Minister of Energy Eng. Peter Kapala says government will not revert to a quarterly review of fuel pump prices.
Mr Kapala states this that the old system of adjusting fuel prices quarterly makes it difficult to manage the debts that government owes oil marketing companies.
Disclosing the matter on his Facebook page today, the minister notes that the quarterly review of fuel pump prices does not make the pump price cost-reflective.
“We have no plans to revert to previous ways of adjusting fuel prices after months, as that makes it hard to manage the debts owed to oil marketing companies and doesn’t make the pump price to be cost-reflective,” Kapala said.
In January this year, the Energy Regulation Board (ERB) commenced the monthly pricing cycle of petroleum products.
And in March, the Minister of Energy maintained the same position saying government had no intention to go back to quarterly or yearly reviews of fuel pump prices.
“The country has tried long term review cycles before and we ended up with large fuel price increases and a very large government debt from unpaid fuel bills,” Eng. Kapala said.
Mr Kapala added that this was due to the fact that the government could not sustain subsidies and could not pay suppliers on time.
“Delaying price reviews doesn’t make the problems disappear. This only compounds the problem, like papering ( adhering wall paper) over cracks on a wall,” he said.
For the month of July 2022, the Energy Regulation Board (ERB) revised the pump price for Petrol upward by K1.80 per litre bringing the new price to K26.75.
The price for Diesel was also adjusted upwards by K2.37 bringing the new pump price to K28.01 and that of Kerosene at K2.51, bringing its pump price to K 21.27, respectively.

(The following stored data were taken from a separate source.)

__global__ void __launch_bounds__(1024) k_digits_wide(const uint32_t* __restrict__ scalars, int32_t* __restrict__ digits, uint32_t n, uint32_t n_pad,
                                                       int c, int W, uint32_t* __restrict__ gcount, int narrow) {
  __shared__ uint32_t cnt[MAX_WIDE_W * MAX_GROUPS];
  for (uint32_t t = threadIdx.x; t < (uint32_t)W * MAX_GROUPS; t += blockDim.x) cnt[t] = 0;
  __syncthreads();
  const win_layout lay{c, W, narrow};
  for (uint32_t i = blockIdx.x * blockDim.x + threadIdx.x; i < n_pad; i += gridDim.x * blockDim.x) {
    if (i >= n) {
      for (int win = 0; win < W; win++) digits[(size_t)win * n_pad + i] = 0;
      continue;
    }
    uint32_t w[8];
    load_words(scalars + (size_t)i * 8, w);
    fe c32;
#pragma unroll
    for (int k = 0; k < NL; k++) c32.l[k] = FrParams::FROM_EXT_CANON[k];
    fe sv = fe_canon_lt2p<FrParams>(fe_mul<FrParams>(c32, fe_unpack<0>(w)));
    fe_pack(sv, w);
    uint32_t carry = 0;
    for (int win = 0; win < W; win++) {
      const int bit = win_off(lay, win), cw = win_bits(lay, win);
      const uint32_t half = 1u << (cw - 1), mask = (1u << cw) - 1;
      uint32_t v = 0;
      if (bit < 256) {
        const int wi = bit >> 5, sh = bit & 31;
        uint64_t two = w[wi];
        if (wi + 1 < 8) two |= (uint64_t)w[wi + 1] << 32;
        v = (uint32_t)(two >> sh) & mask;
      }
      v += carry;
      int32_t d;
      if (v >= half) { d = (int32_t)v - (int32_t)(1u << cw); carry = 1; } else { d = (int32_t)v; carry = 0; }
      digits[(size_t)win * n_pad + i] = d;
      if (d != 0) atomicAdd(&cnt[win * MAX_GROUPS + (((uint32_t)(d < 0 ? -d : d) - 1) >> FINE_BITS)], 1u);
    }
  }
  __syncthreads();
  for (uint32_t t = threadIdx.x; t < (uint32_t)W * MAX_GROUPS; t += blockDim.x)
    if (cnt[t]) atomicAdd(&gcount[t], cnt[t]);
}

namespace glv {
__device__ constexpr uint32_t G1[3] = {0xc7e0b3d7u, 0xd91d232eu, 0x2u};
__device__ constexpr uint32_t G2[5] = {0x391eb18eu, 0x7a7bd9d4u, 0xa773d2cfu, 0x4ccef014u, 0x2u};
__device__ constexpr uint32_t A1[2] = {0x94d213e3u, 0x89d32568u};
__device__ constexpr uint32_t A2[4] = {0x1221250bu, 0x0be4e154u, 0xeeb859fdu, 0x6f4d8248u};
__device__ constexpr uint32_t NB1[4] = {0x7d4f1128u, 0x8211bbebu, 0xeeb859fcu, 0x6f4d8248u};
__device__ constexpr uint32_t BETA_EXT[8] = {0xd782e155u, 0x71930c11u, 0xffbe3323u, 0xa6bb947cu, 0xd4741444u, 0xaa303344u, 0x26594943u, 0x2c3b3f0du};

template <int NA, int NB, int NO>
// ... 820 lines not shown

__device__ __forceinline__ xyzz workgroup_sum_128(xyzz acc, uint32_t* __restrict__ xch) {
#pragma unroll 1
  for (uint32_t half = 64; half >= 1; half >>= 1) {
    __syncthreads();
    if (threadIdx.x >= half && threadIdx.x < 2 * half) store_xyzz(xch, threadIdx.x - half, acc);
    __syncthreads();
    if (threadIdx.x < half) acc = xyzz_add(acc, load_xyzz(xch, threadIdx.x));
  }
  return acc;
}

__device__ __forceinline__ void combine_heavy_buckets(uint32_t wg, const uint32_t* __restrict__ task_off, uint32_t* __restrict__ partials,
                                                      uint32_t* __restrict__ buckets, const uint32_t* __restrict__ heavy_count,
                                                      const uint2* __restrict__ heavy, uint32_t heavy_cap, uint32_t* __restrict__ heavy_done,
                                                      uint32_t* __restrict__ xch , uint32_t quad_max) {
  __shared__ uint32_t is_last;
  const uint32_t nh = min(*heavy_count, heavy_cap);
  for (uint32_t i = wg; i < nh; i += HEAVY_WGS) {
    const uint2 e = heavy[i];
    const uint32_t k = e.x, sl = e.y, t = task_off[k], m = task_off[k + 1] - t;
    const uint32_t P = (m + HEAVY_SLICE - 1) / HEAVY_SLICE, lo = sl * HEAVY_SLICE, hi = min(m, lo + HEAVY_SLICE);
    if (m <= quad_max) {
      const uint32_t q = threadIdx.x & 3, quad = threadIdx.x >> 2;
      xyzz acc = xyzz_identity();
#pragma unroll 1
      for (uint32_t j = quad; j < m; j += 32) acc = xyzz_add_quad(acc, load_xyzz(partials, t + j), q);
#pragma unroll 1
      for (int mask = 4; mask < 64; mask <<= 1) acc = xyzz_add_quad(acc, xyzz_shfl_xor(acc, mask), q);
      __syncthreads();
      if (threadIdx.x == 64) store_xyzz(xch, 0, acc);
      __syncthreads();
      if (threadIdx.x < 4) {
        acc = xyzz_add_quad(acc, load_xyzz(xch, 0), q);
        if (q == 0) store_xyzz(buckets, k, acc);
      }
      continue;
    }
    xyzz acc = xyzz_identity();
#pragma unroll 1
    for (uint32_t j = lo + threadIdx.x; j < hi; j += 128) acc = xyzz_add(acc, load_xyzz(partials, t + j));
    acc = workgroup_sum_128(acc, xch);
    if (P == 1) {
      if (threadIdx.x == 0) store_xyzz(buckets, k, acc);
      continue;
    }
    if (threadIdx.x == 0) {
      store_xyzz(partials, t + lo, acc);
      __threadfence();
      is_last = atomicAdd(&heavy_done[i - sl], 1u) == P - 1;
    }
    __syncthreads();
    if (!is_last) continue;
    __threadfence();
    acc = xyzz_identity();
#pragma unroll 1
    for (uint32_t j = threadIdx.x; j < P; j += 128) acc = xyzz_add(acc, load_xyzz(partials, t + j * HEAVY_SLICE));
    acc = workgroup_sum_128(acc, xch);
    if (threadIdx.x == 0) store_xyzz(buckets, k, acc);
  }
}

template <int COMBINE_LANES>
__global__ void __launch_bounds__(128) k_combine_seq(const uint32_t* __restrict__ task_off, uint32_t nbuckets,
                                                     uint32_t* __restrict__ partials, uint32_t* __restrict__ buckets,
                                                     uint32_t seq_parts, uint32_t blocks, const uint32_t* __restrict__ heavy_count,
                                                     const uint2* __restrict__ heavy, uint32_t heavy_cap, uint32_t* __restrict__ heavy_done, uint32_t quad_max) {
  __shared__ __attribute__((aligned(16))) uint32_t xch[64 * 36];
  if (blockIdx.x >= blocks) { combine_heavy_buckets(blockIdx.x - blocks, task_off, partials, buckets, heavy_count, heavy, heavy_cap, heavy_done, xch, quad_max); return; }
  const uint32_t gid = blockIdx.x * blockDim.x + threadIdx.x;
  const uint32_t k = gid / COMBINE_LANES, q = gid % COMBINE_LANES;
  const bool live = k < nbuckets;
  xyzz acc = xyzz_identity();
  uint32_t m = 0;
  if (live) {
    const uint32_t t = task_off[k];
    m = task_off[k + 1] - t;
    const uint32_t left = (m == 1 || m > seq_parts) ? 0u : m;
#pragma unroll 1
    for (uint32_t j = q; j < left; j += COMBINE_LANES) acc = xyzz_add(acc, load_xyzz(partials, t + j));
  }
#pragma unroll 1
  for (int mask = 1; mask < COMBINE_LANES; mask <<= 1) acc = xyzz_add(acc, xyzz_shfl_xor(acc, mask));
  if (live && q == 0 && m != 1 && m <= seq_parts) store_xyzz(buckets, k, acc);
}

template <int COMBINE_LANES>
__global__ void __launch_bounds__(128) k_combine_seq_quad(const uint32_t* __restrict__ task_off, uint32_t nbuckets,
                                                          uint32_t* __restrict__ partials, uint32_t* __restrict__ buckets,
                                                          uint32_t seq_parts, uint32_t blocks, const uint32_t* __restrict__ heavy_count,
                                                          const uint2* __restrict__ heavy, uint32_t heavy_cap, uint32_t* __restrict__ heavy_done, uint32_t quad_max) {
  __shared__ __attribute__((aligned(16))) uint32_t xch[64 * 36];
  if (blockIdx.x >= blocks) { combine_heavy_buckets(blockIdx.x - blocks, task_off, partials, buckets, heavy_count, heavy, heavy_cap, heavy_done, xch, quad_max); return; }
  const uint32_t gid = blockIdx.x * blockDim.x + threadIdx.x;
  const uint32_t q = gid & 3, lane = (gid >> 2) % COMBINE_LANES, k = (gid >> 2) / COMBINE_LANES;
  const bool live = k < nbuckets;
  xyzz acc = xyzz_identity();
  uint32_t m = 0;
  if (live) {
    const uint32_t t = task_off[k];
    m = task_off[k + 1] - t;
    const uint32_t left = (m == 1 || m > seq_parts) ? 0u : m;
#pragma unroll 1
    for (uint32_t j = lane; j < left; j += COMBINE_LANES) acc = xyzz_add_quad(acc, load_xyzz(partials, t + j), q);
  }
#pragma unroll 1
  for (int mask = 1; mask < COMBINE_LANES; mask <<= 1) acc = xyzz_add_quad(acc, xyzz_shfl_xor(acc, 4 * mask), q);
  if (live && lane == 0 && q == 0 && m != 1 && m <= seq_parts) store_xyzz(buckets, k, acc);
}

__global__ void __launch_bounds__(128) k_pyramid_step(const uint32_t* __restrict__ in, uint32_t* __restrict__ out,
                                                      uint32_t N, int s, uint32_t in_stride, uint32_t out_stride) {
  const uint32_t per_win = N / 2 + (uint32_t)s * (N / 4);
  const int win = blockIdx.y;
  const uint32_t* wi = in + (size_t)win * in_stride * 36;
  uint32_t* wo = out + (size_t)win * out_stride * 36;
#pragma unroll 1
  for (uint32_t tid = blockIdx.x * blockDim.x + threadIdx.x; tid < per_win; tid += gridDim.x * blockDim.x) {
    uint32_t ia, ib;
    if (tid < N / 2) {
      ia = 2 * tid; ib = 2 * tid + 1;
    } else {
      uint32_t r = tid - N / 2;
      uint32_t l = r / (N / 4), u = r % (N / 4);
      if ((int)l == s - 1) { ia = 4 * u + 1; ib = 4 * u + 3; }
      else { ia = N + l * (N / 2) + 2 * u; ib = ia + 1; }
    }
    store_xyzz(wo, tid, xyzz_add(load_xyzz(wi, ia), load_xyzz(wi, ib)));
  }
}

__global__ void __launch_bounds__(128) k_pyramid_step_quad(const uint32_t* __restrict__ in, uint32_t* __restrict__ out,
                                                           uint32_t N, int s, uint32_t in_stride, uint32_t out_stride) {
  const uint32_t per_win = N / 2 + (uint32_t)s * (N / 4);
  const uint32_t gid = blockIdx.x * blockDim.x + threadIdx.x;
  const uint32_t tid = gid >> 2, q = gid & 3;
  if (tid >= per_win) return;
  const int win = blockIdx.y;
  const uint32_t* wi = in + (size_t)win * in_stride * 36;
  uint32_t* wo = out + (size_t)win * out_stride * 36;
  uint32_t ia, ib;
  if (tid < N / 2) {
    ia = 2 * tid; ib = 2 * tid + 1;
  } else {
    uint32_t r = tid - N / 2;
    uint32_t l = r / (N / 4), u = r % (N / 4);
    if ((int)l == s - 1) { ia = 4 * u + 1; ib = 4 * u + 3; }
    else { ia = N + l * (N / 2) + 2 * u; ib = ia + 1; }
  }
  const xyzz r = xyzz_add_quad(load_xyzz(wi, ia), load_xyzz(wi, ib), q);
  if (q == 0) store_xyzz(wo, tid, r);
}

__global__ void __launch_bounds__(64) k_window_horner(const uint32_t* __restrict__ in, uint32_t in_stride, int nz,
                                                      uint32_t* __restrict__ winsum, int W) {
  const int gid = blockIdx.x * blockDim.x + threadIdx.x;
  const int win = gid >> 5, lane = gid & 31;
  xyzz acc = xyzz_identity();
  if (win < W) {
    const uint32_t* wi = in + (size_t)win * in_stride * 36;
    int dbl = 0;
    if (lane < nz) { acc = load_xyzz(wi, 2 + lane); dbl = lane; }
    else if (lane == nz) { acc = load_xyzz(wi, 1); dbl = nz; }
    else if (lane == nz + 1) acc = xyzz_add(load_xyzz(wi, 0), load_xyzz(wi, 1));
#pragma unroll 1
    for (int i = 0; i < dbl; i++) acc = xyzz_dbl(acc);
  }
#pragma unroll 1
  for (int mask = 1; mask < 32; mask <<= 1) acc = xyzz_add(acc, xyzz_shfl_xor(acc, mask));
  if (win < W && lane == 0) store_xyzz(winsum, win, acc);
}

ERB Board Chairperson Reynolds Bowa attributed the adjustment to the unprecedented increase in the price of petroleum products on the international market.
“The recorded increase in international oil prices was mainly attributed to the global oil demand and supply imbalance caused by a combination of factors such as the continued geopolitical tension in Ukraine and Russia and increased oil demand worldwide which has caused premium demands for both product prices and freight costs,” he said.